Artist/activist Anne Dushanko Dobek is best known for her large and often immersive installations referencing issues of social justice and human rights.
Artifacts or Evidence? her latest series examines the courage and concerns of women as they try to focus on their futures while navigating increasingly dangerous environments. Designed as a constantly changing stream of conscious narrative, Dushanko Dobek’s wall installations suggest the fears, anxieties and humiliations of too many woman and girls. The artist selects objects from an extensive personal library of her mixed media works. In relative isolation they evoke whispers of past abuses, insults and threats, threads of nightmares and memories all of which women are reconciling as they forge paths to a better future for themselves and their daughters.

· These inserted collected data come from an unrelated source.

+      else if (j == 31)
+        asm("v_fmac_f32_dpp %0, %0, %1 row_newbcast:%2 row_mask:0xf bank_mask:0xf bound_ctrl:1\n\ts_nop 1" : "+v"(RB[j]) : "v"(m), "n"(p));
+      else
+        asm("v_fmac_f32_dpp %0, %0, %1 row_newbcast:%2 row_mask:0xf bank_mask:0xf bound_ctrl:1" : "+v"(RB[j]) : "v"(m), "n"(p));
+    }
+    yB = fmaf(bc(yB, P), m, yB);
+  };
+#define YCNR_P(N) pivotA(std::integral_constant<int, N>{});
+  YCNR_P(0) YCNR_P(1) YCNR_P(2) YCNR_P(3) YCNR_P(4) YCNR_P(5) YCNR_P(6) YCNR_P(7)
+  YCNR_P(8) YCNR_P(9) YCNR_P(10) YCNR_P(11) YCNR_P(12) YCNR_P(13) YCNR_P(14) YCNR_P(15)
+#undef YCNR_P
+#define YCNR_P(N) pivotB(std::integral_constant<int, N>{});
+  YCNR_P(0) YCNR_P(1) YCNR_P(2) YCNR_P(3) YCNR_P(4) YCNR_P(5) YCNR_P(6) YCNR_P(7)
+  YCNR_P(8) YCNR_P(9) YCNR_P(10) YCNR_P(11) YCNR_P(12) YCNR_P(13) YCNR_P(14) YCNR_P(15)
+#undef YCNR_P
+  float wA = 0.0f, wB = 0.0f;
+  auto backB = [&](auto J) {
+    constexpr int j = decltype(J)::value;
+    const float t = yB * invB;
+    wB = c == j ? t : wB;
+    const float tb = bc(t, J);
+    yB = fmaf(-RB[16 + j], tb, yB);
+    yA = fmaf(-RA[16 + j], tb, yA);
+  };
+  auto backA = [&](auto J) {
+    constexpr int j = decltype(J)::value;
+    const float t = yA * invA;
+    wA = c == j ? t : wA;
+    yA = fmaf(-RA[j], bc(t, J), yA);
+  };
+#define YCNR_B(N) backB(std::integral_constant<int, N>{});
+  YCNR_B(15) YCNR_B(14) YCNR_B(13) YCNR_B(12) YCNR_B(11) YCNR_B(10) YCNR_B(9) YCNR_B(8)
+  YCNR_B(7) YCNR_B(6) YCNR_B(5) YCNR_B(4) YCNR_B(3) YCNR_B(2) YCNR_B(1) YCNR_B(0)
+#undef YCNR_B
+#define YCNR_B(N) backA(std::integral_constant<int, N>{});
+  YCNR_B(15) YCNR_B(14) YCNR_B(13) YCNR_B(12) YCNR_B(11) YCNR_B(10) YCNR_B(9) YCNR_B(8)
+  YCNR_B(7) YCNR_B(6) YCNR_B(5) YCNR_B(4) YCNR_B(3) YCNR_B(2) YCNR_B(1) YCNR_B(0)
+#undef YCNR_B
+  const char *base = reinterpret_cast<const char *>(a.fixed);
+  const unsigned off0 = (unsigned)min(c, kq - 1) * 16u, off1 = (unsigned)min(c + 16, kq - 1) * 16u;
+  float4 x0 = float4{0.0f, 0.0f, 0.0f, 0.0f}, x1 = float4{0.0f, 0.0f, 0.0f, 0.0f};
+  auto gather = [&](auto I, unsigned id, float w, int i) {
+    if (i < nmax) {
+      const unsigned idi = __builtin_bit_cast(unsigned, bc(__builtin_bit_cast(float, id), I));
+      const float wi = bc(w, I);
+      const unsigned ro = idi * (unsigned)(k * 4);
+      const float4 v0 = *reinterpret_cast<const float4 *>(base + (ro + off0));
+      const float4 v1 = *reinterpret_cast<const float4 *>(base + (ro + off1));
+      x0.x = fmaf(v0.x, wi, x0.x); x0.y = fmaf(v0.y, wi, x0.y); x0.z = fmaf(v0.z, wi, x0.z); x0.w = fmaf(v0.w, wi, x0.w);
+      x1.x = fmaf(v1.x, wi, x1.x); x1.y = fmaf(v1.y, wi, x1.y); x1.z = fmaf(v1.z, wi, x1.z); x1.w = fmaf(v1.w, wi, x1.w);
+    }
+  };
+#define YCNR_G(N) gather(std::integral_constant<int, N>{}, idA, wA, N);
+  YCNR_G(0) YCNR_G(1) YCNR_G(2) YCNR_G(3) YCNR_G(4) YCNR_G(5) YCNR_G(6) YCNR_G(7)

In Artifact or Evidence IV, a painted assemblage, the artist uses scraps of seam binding tape to create dimensional wounds similar to other constructed images found in SILENT VOICES. The latter is a decades long series of projects which address those whose voices are being muted by political and/or social constraints.
Artifact or Evidence IV, was selected for the exhibition Women in the World, February 1 – March 28 in The Pollack Gallery at Monmouth University. This was one of three exhibitions curated by Gladys Grauer and Adrienne Wheeler which took a broad look at the struggles and triumphs experienced by women globally.